Exchange Act Section 16(b) is typically applied as a “blunt instrument,” according to the courts. Crafted as the only provision to specifically address insider trading at the time the Exchange Act was written in 1934, the Section precludes what are called “short swing” profits. Those are trading profits from transactions in company securities by directors, officers and 10% shareholders where there is a purchase and sale within six months. Transactions which fall within the literal reach of the Section are barred. The profits are forfeit to the corporation in a suit brought for its benefit in its name.

The Second Circuit recently affirmed this “blunt instrument” interpretation of Section 16(b), finding for the shareholder who initiated the suit. Yet in that case the transaction was initiated by the company and was beneficial to it. Huppe v. WPCS International, Inc., No. 08-4463 (2nd Cir. Decided Jan. 20, 2012).

Huppe centers on transactions in the shares in WPCS International, Inc. by two investment funds. The first part of the transaction took place from December 2005 through the end of January 2006. During that period the funds sold WPCS securities in a series of open market transactions at prices between $9.183 and $12.62 per share.

The second part of the transaction took place in April 2006. Following the restatement of its financial statements in March 2006, the share price of WPCS securities dropped. This ended the plans of the company to raise money for a strategic acquisition through a secondary offering. Accordingly, the company approached the funds about a PIPE offering. In April 2006 the funds, in conjunction with other affiliated investment vehicles, purchased 876,951 shares of WPCS at $7.00 per share. That price represented a discount of approximately 7% from the market price. The transaction was approved by the WPCS board of directors which used the capital infusion from the PIPE to make the acquisition. The share price for WPCS began to improve.

WPCS shareholder Maureen Huppe brought a derivative action in the name of the company against the funds. It alleged a violation of Exchange Act Section 16(b) since the funds first sold WPCS shares within six months of the purchases. On cross motions for summary judgment, the district court ruled in favor of the plaintiff, concluding that Section 16(b) had been violated.

The Second Circuit affirmed. Section 16(b) was “designed to prevent these [directors, officers and 10% shareholders] from engaging in speculative transactions on the basis of information not available to others” the court noted, citing the legislative history. Here there can be no doubt that the transactions fall within the literal prohibitions of the Section.

The funds however argued that the transactions here should be exempt from the prohibitions of the Section because they were the product of direct negotiations with the company and were approved by the board. Thus even if the funds had access to inside information, the board which approved the deal had the same information. Accordingly, the funds could not have obtained any informational advantage, the difficulty the Section was designed to address.

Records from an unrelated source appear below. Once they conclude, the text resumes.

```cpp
int main(int argc, char** argv) {
  std::string plan_path, lib_path = "libcodetr_hip.so", out_dir;
  int iters = 20;
  bool use_graph = true;
  std::map<std::string, std::string> inputs;
  for (int i = 1; i < argc; ++i) {
    const std::string a = argv[i];
    auto next = [&]() -> std::string {
      if (i + 1 >= argc) {
        fprintf(stderr, "codetr_runner: %s needs a value\n", a.c_str());
        exit(2);
      }
      return argv[++i];
    };
    if (a == "--plan") plan_path = next();
    else if (a == "--lib") lib_path = next();
    else if (a == "--iters") iters = atoi(next().c_str());
    else if (a == "--no-graph") use_graph = false;
    else if (a == "--out-dir") out_dir = next();
    else if (a == "--list-entries") {
      for (const Entry& e : kEntries) printf("%s %s\n", e.name, e.kinds);
      return 0;
    }
    else if (a == "--input") {
      const std::string kv = next();
      const size_t eq = kv.find('=');
      if (eq == std::string::npos) {
        fprintf(stderr, "codetr_runner: --input name=file\n");
        return 2;
      }
      inputs[kv.substr(0, eq)] = kv.substr(eq + 1);
    } else {
      fprintf(stderr, "usage: codetr_runner --plan P [--lib L] [--iters N] [--no-graph] [--input name=file] [--out-dir D]\n");
      return 2;
    }
  }
  if (plan_path.empty()) {
    fprintf(stderr, "codetr_runner: --plan is required\n");
    return 2;
  }

  void* lib = dlopen(lib_path.c_str(), RTLD_NOW | RTLD_LOCAL);
  if (!lib) {
    fprintf(stderr, "codetr_runner: cannot load %s: %s\n", lib_path.c_str(), dlerror());
    return 2;
  }
  auto abi = reinterpret_cast<int (*)()>(dlsym(lib, "codetr_hip_abi_version"));
  auto strerr = reinterpret_cast<const char* (*)(int)>(dlsym(lib, "codetr_hip_strerror"));
  if (!abi || !strerr || abi() != kPlanAbi) {
    fprintf(stderr, "codetr_runner: %s has ABI %d, this runner was generated for ABI %d\n", lib_path.c_str(), abi ? abi() : -1, kPlanAbi);
    return 2;
  }

  Reader r;
  r.f.open(plan_path, std::ios::binary);
  if (!r.f) {
    fprintf(stderr, "codetr_runner: cannot open %s\n", plan_path.c_str());
    return 2;
  }
  const std::string magic = r.str(12);
  if (magic != std::string("CODETRPLAN\0\2", 12)) {
    fprintf(stderr, "codetr_runner: %s is not a plan of this format\n", plan_path.c_str());
    return 2;
  }
  const int plan_abi = r.get<int32_t>();
  if (plan_abi != kPlanAbi) {
    fprintf(stderr, "codetr_runner: plan recorded with ABI %d, library / runner have %d: re-export the plan\n", plan_abi, kPlanAbi);
    return 2;
  }
  const uint32_t nseg = r.get<uint32_t>();
  std::vector<uint64_t> seg_size(nseg);
  std::vector<unsigned char*> seg_base(nseg, nullptr);
  uint64_t total = 0;
  for (uint32_t i = 0; i < nseg; ++i) {
    seg_size[i] = r.get<uint64_t>();
    if (seg_size[i]) {
      HIP_OK(hipMalloc(reinterpret_cast<void**>(&seg_base[i]), seg_size[i]));
      total += seg_size[i];
    }
  }
  const uint32_t nblob = r.get<uint32_t>();
  uint64_t uploaded = 0;
  {
    std::vector<unsigned char> buf;
    for (uint32_t i = 0; i < nblob; ++i) {
      const uint32_t seg = r.get<uint32_t>();
      const uint64_t off = r.get<uint64_t>(), n = r.get<uint64_t>();
      if (seg >= nseg || !seg_base[seg] || off > seg_size[seg] || n > seg_size[seg] - off) {
        fprintf(stderr, "codetr_runner: blob %u outside its segment\n", i);
        return 2;
      }
      buf.resize(n);
      if (n) r.bytes(buf.data(), n);
      HIP_OK(hipMemcpy(seg_base[seg] + off, buf.data(), n, hipMemcpyHostToDevice));
      uploaded += n;
    }
  }
  const uint32_t ncall = r.get<uint32_t>();
  std::vector<Call> calls(ncall);
  const size_t nentries = sizeof(kEntries) / sizeof(kEntries[0]);
  for (uint32_t c = 0; c < ncall; ++c) {
    const std::string name = r.str(r.get<uint16_t>());
    const Entry* e = nullptr;
    for (size_t k = 0; k < nentries; ++k)
      if (name == kEntries[k].name) e = &kEntries[k];
    const int nargs = r.get<uint8_t>();
    if (!e || e->nargs != nargs) {
      fprintf(stderr, "codetr_runner: plan calls %s/%d, unknown to this runner\n", name.c_str(), nargs);
      return 2;
    }
    calls[c].entry = e;
    calls[c].fn = dlsym(lib, name.c_str());
    if (!calls[c].fn) {
      fprintf(stderr, "codetr_runner: %s does not export %s\n", lib_path.c_str(), name.c_str());
      return 2;
    }
    calls[c].args.resize(nargs);
    for (int j = 0; j < nargs; ++j) {
      PArg& a = calls[c].args[j];
      a.kind = r.get<uint8_t>();
      switch (a.kind) {
        case kInt: a.i = r.get<int64_t>(); break;
        case kFloat: a.f = r.get<float>(); break;
        case kDev:
          a.seg = r.get<uint32_t>();
          a.off = r.get<uint64_t>();
          if (a.seg >= nseg || !seg_base[a.seg] || a.off >= seg_size[a.seg]) {
            fprintf(stderr, "codetr_runner: call %u (%s) points outside its segment\n", c, name.c_str());
            return 2;
          }
          break;
        case kHost: {
          const uint32_t n = r.get<uint32_t>();
          if (n > (1u << 20)) {
            fprintf(stderr, "codetr_runner: call %u (%s) carries a %u-byte host argument\n", c, name.c_str(), n);
            return 2;
          }
          a.host.resize(n);
          if (n) r.bytes(a.host.data(), n);
          break;
        }
        case kNull:
        case kStream: break;
        default: fprintf(stderr, "codetr_runner: bad argument kind %d\n", a.kind); return 2;
      }
    }
  }
  const uint32_t nio = r.get<uint32_t>();
  std::vector<Io> ios(nio);
  for (auto& io : ios) {
    io.name = r.str(r.get<uint16_t>());
    io.dtype = r.str(r.get<uint16_t>());
    io.seg = r.get<uint32_t>();
    io.off = r.get<uint64_t>();
    io.nbytes = r.get<uint64_t>();
    io.shape.resize(r.get<uint8_t>());
    for (auto& d : io.shape) d = r.get<int64_t>();
    if (io.seg >= nseg || !seg_base[io.seg] || io.off > seg_size[io.seg] || io.nbytes > seg_size[io.seg] - io.off) {
      fprintf(stderr, "codetr_runner: tensor %s lies outside its segment\n", io.name.c_str());
      return 2;
    }
  }

  for (const auto& kv : inputs) {
    const Io* io = nullptr;
    for (const auto& x : ios)
      if (x.name == kv.first) io = &x;
    if (!io) {
      fprintf(stderr, "codetr_runner: the plan has no tensor named %s\n", kv.first.c_str());
      return 2;
    }
    const auto bytes = read_file(kv.second);
    if (bytes.size() != io->nbytes) {
      fprintf(stderr, "codetr_runner: %s holds %zu bytes, %s needs %llu\n", kv.second.c_str(), bytes.size(), io->name.c_str(),
              (unsigned long long)io->nbytes);
      return 2;
    }
    HIP_OK(hipMemcpy(seg_base[io->seg] + io->off, bytes.data(), bytes.size(), hipMemcpyHostToDevice));
  }

  hipStream_t stream;
  HIP_OK(hipStreamCreate(&stream));
  int max_nargs = 0;
  for (const Entry& e : kEntries) max_nargs = std::max(max_nargs, e.nargs);
  std::vector<Arg> av(max_nargs);
  auto replay = [&]() {
    for (const Call& c : calls) {
      for (size_t j = 0; j < c.args.size(); ++j) {
        const PArg& a = c.args[j];
        switch (a.kind) {
          case kInt: av[j].i = a.i; break;
          case kFloat: av[j].i = 0; av[j].f = a.f; break;
          case kDev: av[j].p = seg_base[a.seg] + a.off; break;
          case kHost: av[j].p = a.host.data(); break;
          case kStream: av[j].p = stream; break;
          default: av[j].p = nullptr; break;
        }
      }
      const int rc = c.entry->call(c.fn, av.data());
      if (rc != 0) {
        fprintf(stderr, "codetr_runner: %s failed: %s (code %d)\n", c.entry->name, strerr(rc), rc);
        exit(3);
      }
    }
  };
  replay();
  HIP_OK(hipStreamSynchronize(stream));
  hipGraphExec_t exec = nullptr;
  if (use_graph) {
    hipGraph_t graph;
    HIP_OK(hipStreamBeginCapture(stream, hipStreamCaptureModeThreadLocal));
    replay();
    HIP_OK(hipStreamEndCapture(stream, &graph));
    HIP_OK(hipGraphInstantiate(&exec, graph, nullptr, nullptr, 0));
    HIP_OK(hipGraphLaunch(exec, stream));
    HIP_OK(hipStreamSynchronize(stream));
  }
  std::vector<double> ms;
  for (int it = 0; it < iters; ++it) {
    const auto t0 = std::chrono::high_resolution_clock::now();
    if (exec) HIP_OK(hipGraphLaunch(exec, stream));
    else replay();
    HIP_OK(hipStreamSynchronize(stream));
    ms.push_back(std::chrono::duration<double, std::milli>(std::chrono::high_resolution_clock::now() - t0).count());
  }
  std::sort(ms.begin(), ms.end());

  std::string shapes;
  for (const auto& io : ios) {
    if (io.name == "batch_inputs" || io.name == "img_masks") continue;
    std::vector<unsigned char> host(io.nbytes);
    HIP_OK(hipMemcpy(host.data(), seg_base[io.seg] + io.off, io.nbytes, hipMemcpyDeviceToHost));
    if (!out_dir.empty()) {
      std::ofstream o(out_dir + "/" + io.name + ".bin", std::ios::binary);
      o.write(reinterpret_cast<const char*>(host.data()), (std::streamsize)host.size());
    }
    shapes += (shapes.empty() ? "" : ", ") + std::string("\"") + io.name + "\": {\"dtype\": \"" + io.dtype + "\", \"shape\": [";
    for (size_t d = 0; d < io.shape.size(); ++d) shapes += (d ? ", " : "") + std::to_string(io.shape[d]);
    shapes += "]}";
  }
  printf("{\"launches\": %u, \"segments_bytes\": %llu, \"uploaded_bytes\": %llu, \"hipgraph\": %s, \"iters\": %d, "
         "\"p50_ms\": %.3f, \"min_ms\": %.3f, \"outputs\": {%s}}\n",
         ncall, (unsigned long long)total, (unsigned long long)uploaded, exec ? "true" : "false", iters,
         ms.empty() ? 0.0 : ms[ms.size() / 2], ms.empty() ? 0.0 : ms[0], shapes.c_str());
  return 0;
}
```
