+        for (int32_t i = lane; i < n_mark; i += kWave)
+        {
+            const uint64_t e  = markers[i];
+            const int32_t r   = finish_marker_row(e);
+            const uint64_t w  = rowinfo[r].w;
+            const int32_t cnt = table_pred_count(w);
+            const int32_t n   = min(cnt, kSideTablePreds);
+            for (int32_t k = 0; k < n; k++) mark(finish_marker_pred(w, e, k));
+            if (cnt > kSideTablePreds)
+            {
+                constexpr int kB    = 6;
+                const int64_t edges = (int64_t)g.sorted_poa[r - 1] * kEdges;
+                for (int32_t k0 = kSideTablePreds; k0 < cnt; k0 += kB)
+                {
+                    int32_t ee[kB], qq[kB];
+#pragma unroll
+                    for (int u = 0; u < kB; u++) ee[u] = (int32_t)g.incoming_edges[edges + min(k0 + u, cnt - 1)];
+#pragma unroll
+                    for (int u = 0; u < kB; u++) qq[u] = (int32_t)g.node_id_to_pos[ee[u]];
+#pragma unroll
+                    for (int u = 0; u < kB; u++) mark(qq[u] + 1);
+                }
+            }
+        }
+        wave_sync();
+    }
+    fin.finished    = true;
+    fin.marks_done  = fits;
+    fin.first_moved = __builtin_amdgcn_readfirstlane(first_moved);
+    if (timer && lane == 0) *timer += ticks + (clock64() - t1);
 }
 
 template <typename ScoreT, typename IdT>
@@ -1677,6 +1842,26 @@
     if (sksel && prof_out && lane == 0) *prof_out += shared->prof;
 }
 
+template <int PV>
+__device__ __forceinline__ bool packed_pass_ok(int32_t band_width, int32_t max_column, int32_t read_length, int32_t graph_count, int32_t ring_bytes,
+                                               int32_t gap_score, int32_t mismatch_score, int32_t match_score, bool have_moves, int32_t dbg)
+{
+    const int32_t min_score = Limits<int16_t>::min / 2;
+    const bool width_ok  = PV == 2 ? (band_width == 384 || band_width == 512) : (band_width == 256 || (PV == 1 && band_width == 128));
+    const int32_t u_span = max(band_width, 256) * abs(gap_score);
+    return width_ok && max_column >= band_width && ring_bytes >= kPkSlots * kPkSlotBytes &&
+           abs(gap_score) <= 30 && abs(match_score) <= 100 && abs(mismatch_score) <= 100 &&
+           have_moves && !(dbg & 256) && ring_bytes >= kMtBytes &&
+           max(match_score, 0) * min(read_length, graph_count) + u_span + abs(match_score) <= 32767 &&
+           (graph_count + read_length) * min(min(gap_score, mismatch_score), 0) >= -32768 + 256 &&
+           min_score + 4 * min(min(gap_score, mismatch_score), 0) - u_span >= -32768;
+}
+
+__device__ __forceinline__ bool row_table_old_passes(int32_t dbg)
+{
+    return dbg < 0 || (dbg & ((1 << 9) | (1 << 10) | (1 << 11) | (1 << 15) | (1 << 25))) != 0 || ((dbg & (1 << 30)) != 0 && (dbg & (1 << 13)) == 0);
+}
+
 template <typename ScoreT, typename IdT, typename RowT, bool ADAPTIVE, bool LDS_READ, int PV = 0>
 __device__ __forceinline__ int32_t nw_banded(const GraphView<IdT>& g, RowT* rowinfo, int32_t graph_count, const uint8_t* read,
                              const uint8_t* lds_read, int32_t read_length, ScoreT* scores, ScoreT* ring_base, int32_t ring_bytes,
@@ -1684,38 +1869,17 @@
                              int32_t band_width, int32_t gap_score, int32_t mismatch_score, int32_t match_score,
                              int32_t rerun, uint64_t& cells, PhaseClock& pc, int32_t dbg = 0, uint8_t* codes = nullptr,
                              uint8_t* code_tile = nullptr, uint8_t* read_window = nullptr, int32_t* bs_ring = nullptr,
-                             MwArgs<ScoreT>* mw_args = nullptr, MwShared* mw_shared = nullptr)
+                             MwArgs<ScoreT>* mw_args = nullptr, MwShared* mw_shared = nullptr, const RowTableFinish* fin = nullptr)
 {
     const int lane              = threadIdx.x & (kWave - 1);
     const int32_t min_score     = Limits<ScoreT>::min / 2;
-    const float gradient        = __fdiv_rn((float)(read_length + 1), (float)(graph_count + 1));
-    const int32_t max_column    = read_length + 1;
-
-    if (ADAPTIVE)
-    {
-        if ((double)gradient > 1.1)
-            band_width = max(band_width, ((int32_t)((double)max_column * 0.08 * (double)gradient) + 127) & ~127);
-        if ((double)gradient < 0.8)
-            band_width = max(band_width, ((int32_t)((double)max_column * 0.1 / (double)gradient) + 127) & ~127);
-        band_width = min(band_width, kMaxAdaptiveBand);
-        if (band_width == kMaxAdaptiveBand && rerun != 0) return rerun;
-    }
-    int32_t band_shift = band_width / 2;
-    if (ADAPTIVE)
-    {
-        if (rerun == kShiftLeft && band_width <= kMaxAdaptiveBand / 2)
-        {
-            band_width *= 2;
-            band_shift = (int32_t)((double)band_shift * 2.5);
-        }
-        if (rerun == kShiftRight && band_width <= kMaxAdaptiveBand / 2)
-        {
-            band_width *= 2;
-            band_shift = (int32_t)((double)band_shift * 1.5);
-        }
-        float required = __fmul_rn((float)graph_count, (float)(band_width + kRightPad));
-        if (required > max_buffer_size) return kNwAdaptiveStorageFailed;
-    }
+    const BandPlan plan         = (fin != nullptr && rerun == 0) ? fin->plan : band_plan<ADAPTIVE>(graph_count, read_length, band_width, rerun, max_buffer_size);
+    if (plan.early != 0) return plan.early;
+    const float gradient        = plan.gradient;
+    const int32_t max_column    = plan.max_column;
+    band_width                  = plan.band_width;
+    const int32_t band_shift    = plan.band_shift;
+    const bool table_finished   = fin != nullptr && rerun == 0 && fin->finished;
     cells += (uint64_t)graph_count * (uint64_t)band_width;
 
     BandedCtx<ScoreT> b;
@@ -1752,8 +1916,9 @@
         P3 = (ScoreT)((c + 4) * gap_score);
         prev_rel0 = 0;
     }
-    for (int32_t r = 1 + lane; r <= graph_count; r += kWave)
-        rowinfo[r].set_bs(band_start_for_row(r, gradient, band_width, band_shift, max_column));
+    if (!table_finished)
+        for (int32_t r = 1 + lane; r <= graph_count; r += kWave)
+            rowinfo[r].set_bs(band_start_for_row(r, gradient, band_width, band_shift, max_column));
     bool hbm_dirty = true;
     wave_sync();
     hbm_dirty = false;
@@ -1784,14 +1949,8 @@
     bool wrapped = false;
     if constexpr (kFastOk && std::is_same<ScoreT, int16_t>::value)
     {
-        const bool width_ok  = PV == 2 ? (band_width == 384 || band_width == 512) : (band_width == 256 || (PV == 1 && band_width == 128));
-        const int32_t u_span = max(band_width, 256) * abs(gap_score);
-        const bool packed_ok = width_ok && max_column >= band_width && ring_bytes >= kPkSlots * kPkSlotBytes &&
-                               abs(gap_score) <= 30 && abs(match_score) <= 100 && abs(mismatch_score) <= 100 &&
-                               codes != nullptr && !(dbg & 256) && ring_bytes >= kMtBytes &&
-                               max(match_score, 0) * min(read_length, graph_count) + u_span + abs(match_score) <= 32767 &&
-                               (graph_count + read_length) * min(min(gap_score, mismatch_score), 0) >= -32768 + 256 &&
-                               min_score + 4 * min(min(gap_score, mismatch_score), 0) - u_span >= -32768;
+        const bool packed_ok = packed_pass_ok<PV>(band_width, max_column, read_length, graph_count, ring_bytes, gap_score, mismatch_score,
+                                                  match_score, codes != nullptr, dbg);
         static_assert(kWdSlots * kWdSlotBytes <= kPkSlots * kPkSlotBytes, "the two-pass ring lives in the 256-column pass's ring region");
         if (packed_ok)
         {
@@ -1808,14 +1967,16 @@
             {
                 banded_forward_moves<IdT, 256>(g, rowinfo, graph_count, lds_read, scores, codes, reinterpret_cast<uint8_t*>(ring_base),
                                                reinterpret_cast<const uint64_t*>(code_tile), max_column, gap_score, mismatch_score, match_score,
-                                               dbg, pc.acc ? &pc.acc[kPhOther] : nullptr, (dbg & (1 << 25)) != 0);
+                                               dbg, pc.acc ? &pc.acc[kPhOther] : nullptr, (dbg & (1 << 25)) != 0,
+                                               table_finished ? fin->first_moved : -1, table_finished && fin->marks_done);
                 packed_selective = !(dbg & (1 << 25));
             }
             else if constexpr (PV == 1)
             {
                 banded_forward_moves<IdT, 128>(g, rowinfo, graph_count, lds_read, scores, codes, reinterpret_cast<uint8_t*>(ring_base),
                                                reinterpret_cast<const uint64_t*>(code_tile), max_column, gap_score, mismatch_score, match_score,
-                                               dbg, pc.acc ? &pc.acc[kPhOther] : nullptr, (dbg & (1 << 25)) != 0);
+                                               dbg, pc.acc ? &pc.acc[kPhOther] : nullptr, (dbg & (1 << 25)) != 0,
+                                               table_finished ? fin->first_moved : -1, table_finished && fin->marks_done);
                 packed_selective = !(dbg & (1 << 25));
             }
             fast_done   = true;
diff --git a/genomeworks_amd/csrc/poa_forward_moves.h b/genomeworks_amd/csrc/poa_forward_moves.h
--- a/genomeworks_amd/csrc/poa_forward_moves.h
+++ b/genomeworks_amd/csrc/poa_forward_moves.h
@@ -139,8 +139,12 @@
                                                      const uint8_t* lds_read, int16_t* scores, uint8_t* moves, uint8_t* ring,
                                                      const uint64_t* xpred, int32_t max_column, int32_t gap_score,
                                                      int32_t mismatch_score, int32_t match_score, int32_t dbg,
-                                                     uint64_t* prof_acc, bool store_all = true)
-{
+                                                     uint64_t* prof_acc, bool store_all = true, int32_t finished_first_moved = -1,
+                                                     bool marks_done = false)
+{
+    static_assert(kFinishMaxDist == kPkMaxDist && kFinishGuardCols == kPkGuardCols && kFinishKindGeneral == 4,
+                  "poa_row_finish.h restates classify_kinds' rule");
+    static_assert(kFinishMarkerSlots * (int)sizeof(uint64_t) <= kPkSlots * kPkSlotBytes, "the ring region holds the marker list");
     const bool abl       = (dbg & (1 << 14)) != 0;
     const bool st_scores = !(abl && (dbg & (1 << 26))), st_moves = !(abl && (dbg & (1 << 27)));
     const bool ab_ring = !(abl && (dbg & (1 << 20))), ab_guard = !(abl && (dbg & (1 << 19))), ab_scan = !(abl && (dbg & (1 << 18))),
@@ -163,12 +167,13 @@
     const int32_t lane4 = lane * 4, lane8 = lane * 8;
     const int32_t min_score = Limits<int16_t>::min / 2;
 
-    const bool time_prologue  = prof_acc != nullptr && ksel < 0 && kcount;
+    const bool time_prologue  = prof_acc != nullptr && ksel < 0 && kcount && !kfine;
     const uint64_t t_prologue = time_prologue ? clock64() : 0;
-    const int32_t first_moved = classify_kinds(rowinfo, graph_count, lane, xpred, dbg);
-    wave_sync();
+    const bool table_finished = finished_first_moved >= 0;
+    const int32_t first_moved = table_finished ? finished_first_moved : classify_kinds(rowinfo, graph_count, lane, xpred, dbg);
+    if (!table_finished) wave_sync();
     static_assert(kPkSlots * kPkSlotBytes >= 4096 * (int)sizeof(uint16_t), "the ring region holds the list of left-over rows (rows <= 4095)");
-    mark_score_rows<IdT>(g, rowinfo, graph_count, lane, store_all, reinterpret_cast<uint16_t*>(ring), xpred);
+    if (!(table_finished && marks_done)) mark_score_rows<IdT>(g, rowinfo, graph_count, lane, store_all, reinterpret_cast<uint16_t*>(ring), xpred);
     if (time_prologue && lane == 0) *prof_acc += clock64() - t_prologue;
 
     const uint32_t MIN2   = pin_vgpr(pk_dup(min_score));
diff --git a/genomeworks_amd/csrc/poa_row_finish.h b/genomeworks_amd/csrc/poa_row_finish.h
--- /dev/null
+++ b/genomeworks_amd/csrc/poa_row_finish.h
@@ -0,0 +1,86 @@
+#pragma once
+
+#include <cstdint>
+
+#include "poa_pred_rows.h"
+
+#if defined(__HIPCC__)
+#define GWHIP_ROW_FINISH_FN __host__ __device__ inline
+#else
+#define GWHIP_ROW_FINISH_FN inline
+#endif
+
+namespace gwhip
+{
+
+constexpr int kFinishCellsPerLane = 4;
+constexpr int kFinishGuardCols    = 60;
+constexpr int kFinishMaxDist      = 7;
+constexpr uint32_t kFinishKindGeneral = 4;
+
+struct BandParams
+{
+    float gradient;
+    int32_t band_width, band_shift, max_column;
+};
+
+GWHIP_ROW_FINISH_FN int32_t finish_band_start(int32_t row, const BandParams& b)
+{
+#if defined(__HIP_DEVICE_COMPILE__)
+    const int32_t diagonal_index = (int32_t)__fmul_rn((float)row, b.gradient);
+#else
+    const float product          = (float)row * b.gradient;
+    const int32_t diagonal_index = (int32_t)product;
+#endif
+    int32_t start_pos = diagonal_index - b.band_shift > 0 ? diagonal_index - b.band_shift : 0;
+    if (b.max_column - b.band_width < start_pos)
+        start_pos = b.max_column - b.band_width + kFinishCellsPerLane > 0 ? b.max_column - b.band_width + kFinishCellsPerLane : 0;
+    return start_pos & ~(kFinishCellsPerLane - 1);
+}
+GWHIP_ROW_FINISH_FN int32_t finish_table_bs(int32_t bs) { return (int32_t)(((uint32_t)bs >> 2) & 0x1ffu) << 2; }
+GWHIP_ROW_FINISH_FN int32_t finish_row_bs(int32_t row, const BandParams& b) { return row == 0 ? 0 : finish_table_bs(finish_band_start(row, b)); }
+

The Court rejected the contention of the funds. In limited circumstances the Court will scrutinize what it called “borderline” or “unorthodox” transactions in a pragmatic manner to determine whether they might serve as a vehicle for the type of transactions congress sought to prevent the Court noted. The predicate for the implementation of this approach however is an involuntary transaction by an insider having no access to inside information. Thus“we have been clear that Section 16(b) should be applied without further inquiry if there is at least the possibility of speculative abuse of inside information.” (internal quotes eliminated).

In this case the PIPE deal was not a “borderline” transaction the Second Circuit noted. In it the funds gave WPCS “a wholly volitional capital infusion and had access to inside information.” The sales and purchases not only fall within Section 16(b) but also present the kind of potential congress sought to bar when drafting the Section. Accordingly, the judgment of the district court was affirmed. In the end WPCS thus benefited twice – once from the capital infusion and a second time from the trading profits forfeit to it through the suit. It seems questionable at best that Congress intended the original insider trading provision to create such a windfall for the company and its shareholders.